After the lyrics data was uploaded to notebook and topic modeling was conducted for testing, the corpus was strongly impacted by the extraneous data, such as prepositions and conjunctions. Therefore, while preparing the data, I also removed all tokens that are not a noun or a verb. I wanted to look at adjectives as well but the spaCy NLP does not include adjectives in its part-of-speech labels. I also created two additional corpora that are noun-only and verb-only to observe how Gensim handles different part-of-speech corpora. 

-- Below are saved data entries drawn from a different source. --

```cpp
#define L2Z_LAUNCH(kind_id, expr)                                                         \
    do {                                                                                  \
        hipEvent_t _a = nullptr, _b = nullptr;                                            \
        if (prof) {                                                                       \
            L2Z_HIP(hipEventCreate(&_a));                                                 \
            L2Z_HIP(hipEventCreate(&_b));                                                 \
            L2Z_HIP(hipEventRecord(_a, st));                                              \
        }                                                                                 \
        L2Z_HIP(expr);                                                                    \
// ... 85 lines not shown
        L2Z_TRY(comm_allreduce(s->comm, s->part, s->x, dim, gi, was_pushed, st));
        if (prof != nullptr) {
            L2Z_HIP(hipEventRecord(eb, st));
            prof->ev.push_back(ea);
            prof->ev.push_back(eb);
            prof->kind.push_back(KIND_GATHER);
        }
        return L2Z_OK;
    };
    auto x_in = [&](MatvecArgs &a, const float *plain, int g, size_t count_per_rank) {
        a.x = plain;
        if (consume && g >= 1) a.xin = comm_ll_in(s->comm, g, count_per_rank);
    };
    auto push_to = [&](MatvecArgs &a, int which) {
        if (!can_push) return;
        a.push = s->d_push + which;
        a.push_ctl = ctl;
        a.push_gi = comm_gi(lc, gi + 1);
    };
    auto col_shard = [&](MatvecArgs &a, const float *wcols, const float *x_loc, int n_pad, int *epi) {
        a.w0 = wcols;
        a.x = x_loc;
        a.n = n_pad;
        a.rows0 = c.dim;
        a.out0 = s->part;
        a.resid = sh.rank == 0 ? s->x : nullptr;
        *epi = sh.rank == 0 ? EPI_RESID : EPI_STORE;
        push_to(a, 1);
    };
    const bool pk = s->packed_w && !sb && sh.world == 1 && !consume;
    const auto pk_slot = [&](int k, int l, int j = 0) -> const l2z_weights::PkMat * {
        return pk && ((s->packed_kinds >> k) & 1) ? w->pk_slot(k, l, j) : nullptr;
    };
    for (int l = 0; l < c.n_layers; l++) {
        float *kc = s->key_cache + (size_t)l * c.seq_len * sh.kvd_loc;
        float *vc = s->value_cache + (size_t)l * c.seq_len * sh.kvd_loc;
        const size_t kvh_stride = (size_t)c.seq_len * sh.hs;
        const bool fused = s->fused_qkv_attn && !split && only_stage < 0;
        if (fused && kind(KIND_QKV)) {
            FusedQkvAttnArgs a = {};
            a.wq = w->wq + (size_t)l * dim * dim;
            a.wk = w->wk + (size_t)l * dim * dim;
            a.wv = w->wv + (size_t)l * dim * dim;
            a.rms_w = w->rms_att + (size_t)l * dim; a.x = s->x; a.q_out = s->q;
            a.kcache = kc; a.vcache = vc; a.xb = s->xb; a.pos_ptr = s->d_pos; a.rope = s->rope;
            a.n = c.dim; a.head_size = sh.hs; a.seq_len = c.seq_len; a.kv_dim = sh.kvd_loc;
            a.kv_row = sh.hs; a.kv_head = kvh_stride;
            L2Z_LAUNCH(KIND_QKV, launch_fused_qkv_attn(a, c.n_heads, st));
        }
        if (!fused && want() && kind(KIND_QKV)) {
            MatvecArgs a = {};
            a.w0 = w->wq + (size_t)l * sh.dim_loc * dim;
            a.w1 = w->wk + (size_t)l * sh.kvd_loc * dim;
            a.w2 = w->wv + (size_t)l * sh.kvd_loc * dim;
            a.out0 = s->q; a.out1 = kc; a.out2 = vc;
            a.rows0 = sh.dim_loc; a.rows1 = sh.kvd_loc; a.rows2 = sh.kvd_loc;
            a.pos_stride1 = sh.hs; a.pos_stride2 = sh.hs; a.kv_head_stride = kvh_stride;
            a.n = c.dim; a.rms_w = w->rms_att + (size_t)l * dim;
            x_in(a, s->x, gi, sh.dim_loc);
            a.pos_ptr = s->d_pos; a.rope = s->rope; a.head_size = sh.hs; a.rope_segs = 2;
            const auto *pq = pk_slot(KIND_QKV, l, 0), *pkk = pk_slot(KIND_QKV, l, 1), *pv = pk_slot(KIND_QKV, l, 2);
            if (pq && pkk && pv) {
                a.pk = pq->p; a.pk_e = pq->e;
                a.pk1 = pkk->p; a.pk_e1 = pkk->e;
                a.pk2 = pv->p; a.pk_e2 = pv->e;
            }
// ... 15 lines not shown
                L2Z_LAUNCH(KIND_ATTN, launch_attention_split(a, sh.heads_loc, s->attn_nch,
                                                             s->d_attn_part, s->d_attn_cnt, st, variant == ATTN_SPLIT_S));
            else
                L2Z_LAUNCH(KIND_ATTN, launch_attention(a, sh.heads_loc, st, variant == ATTN_SHORT ? 1 : 0));
        }
        if (!sb) L2Z_TRY(gather(s->xb, sh.dim_loc));
        if (want() && kind(KIND_WO)) {
            MatvecArgs a = {};
            int epi = EPI_RESID;
            if (sb) {
                col_shard(a, w->wo + (size_t)l * dim * sh.dimc_pad, s->xb + sh.dim0, sh.dimc_pad, &epi);
            } else {
                a.w0 = w->wo + (size_t)l * sh.dim_loc * dim;
                a.out0 = s->x + sh.dim0; a.resid = s->x + sh.dim0;
                a.rows0 = sh.dim_loc; a.n = c.dim;
                x_in(a, s->xb, gi, sh.dim_loc);
                push_to(a, 1);
                if (const auto *p = pk_slot(KIND_WO, l)) { a.pk = p->p; a.pk_e = p->e; }
            }
            L2Z_LAUNCH(KIND_WO, launch_matvec(a, PRO_NONE, epi, mb, g_cus, st, nullptr, &pushed));
        }
        if (sb) L2Z_TRY(reduce());
        else L2Z_TRY(gather(s->x, sh.dim_loc));
        if (want() && kind(KIND_FFN13)) {
            MatvecArgs a = {};
            a.w0 = w->w1 + (size_t)l * sh.hid_loc * 2 * dim;
            a.w1 = w->w3 + (size_t)l * sh.hid_loc * 2 * dim;
            a.out0 = sb ? s->hb : s->hb + sh.hid0;
            a.rows0 = sh.hid_loc; a.rows1 = sh.hid_loc; a.n = c.dim;
            a.rms_w = w->rms_ffn + (size_t)l * dim;
            x_in(a, s->x, gi, sh.dim_loc);
            if (!sb) push_to(a, 2);
            if (const auto *p = pk_slot(KIND_FFN13, l)) { a.pk = p->p; a.pk_e = p->e; }
            L2Z_LAUNCH(KIND_FFN13, launch_matvec(a, PRO_RMS, EPI_SWIGLU, mb, g_cus, st, nullptr, &pushed));
        }
        if (!sb) L2Z_TRY(gather(s->hb, sh.hid_loc));
        if (want() && kind(KIND_FFN2)) {
            MatvecArgs a = {};
            int epi = EPI_RESID;
            if (sb) {
                col_shard(a, w->w2 + (size_t)l * dim * sh.hidc_pad, s->hb, sh.hidc_pad, &epi);
            } else {
                a.w0 = w->w2 + (size_t)l * sh.dim_loc * hid;
                a.out0 = s->x + sh.dim0; a.resid = s->x + sh.dim0;
                a.rows0 = sh.dim_loc; a.n = c.hidden_dim;
                x_in(a, s->hb, gi, sh.hid_loc);
                push_to(a, 1);
                if (const auto *p = pk_slot(KIND_FFN2, l)) { a.pk = p->p; a.pk_e = p->e; }
            }
            L2Z_LAUNCH(KIND_FFN2, launch_matvec(a, PRO_NONE, epi, mb, g_cus, st, nullptr, &pushed));
        }
        if (sb) L2Z_TRY(reduce());
        else L2Z_TRY(gather(s->x, sh.dim_loc));
    }
    if (want() && kind(KIND_CLS)) {
        MatvecArgs a = {};
        a.w0 = w->wcls; a.out0 = s->logits + sh.v0;
        a.rows0 = sh.v_loc; a.n = c.dim; a.rms_w = w->rms_final;
        x_in(a, s->x, gi, sh.dim_loc);
        a.part_val = s->d_part_val; a.part_idx = s->d_part_idx; a.row_offset = sh.v0;
        const bool fuse = (sh.world == 1 || xchg || (only_kind >= 0 && with_step && s->comm && !s->comm->nccl && !s->comm->p2p)) &&
                          matvec_vector_width(c.dim);
        int grid = 0;
        if (!xchg) push_to(a, 3);
        if (const auto *p = fuse ? pk_slot(KIND_CLS, 0) : nullptr) { a.pk = p->p; a.pk_e = p->e; }
        L2Z_LAUNCH(KIND_CLS, launch_matvec(a, PRO_RMS, fuse ? EPI_ARGMAX : EPI_STORE, mb, g_cus, st,
// ... 443 lines not shown
```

### Analysis of Topic Modeling Artifacts

#### Noun-and-verb corpus

The topic modeling of noun-and-verb corpus results in a diverse set of topics. The topics on top of the PC1 axis range with a smooth transition among topics of money, partying, violence, sex, male/female identifier/reference, and body parts. While the topics below the PC1 axis focus more on emotions (sadness as a majority), nature, cityscapes, breaking up, and making love. 


#### Noun-only corpus

The topic modeling of noun-only corpus results in a less coherent set of topics. Out of 20 topics generated, 18 topics are located on top of the PC1 axis, with mostly mental and physical associations of love, nature, and life. The two topics located below the PC1 axis are more aggressive in their grouping of salient terms.

#### Verb-only corpus

The topic modeling of verb-only corpus results in the least coherent set of topics. Most of the topics cluster on the right side of the PC2 axis. Surprisingly, not a lot of these topics show evident themes of violence, sex, or love like the previous experiments. 

### Future Direction

I would like to look at this dataset based on the year of release and observe the changes in topics over time. A strategy for that project might start with creating different topic modeling for songs charted each year, then figure out a way to define each topic effectively to rank their frequency.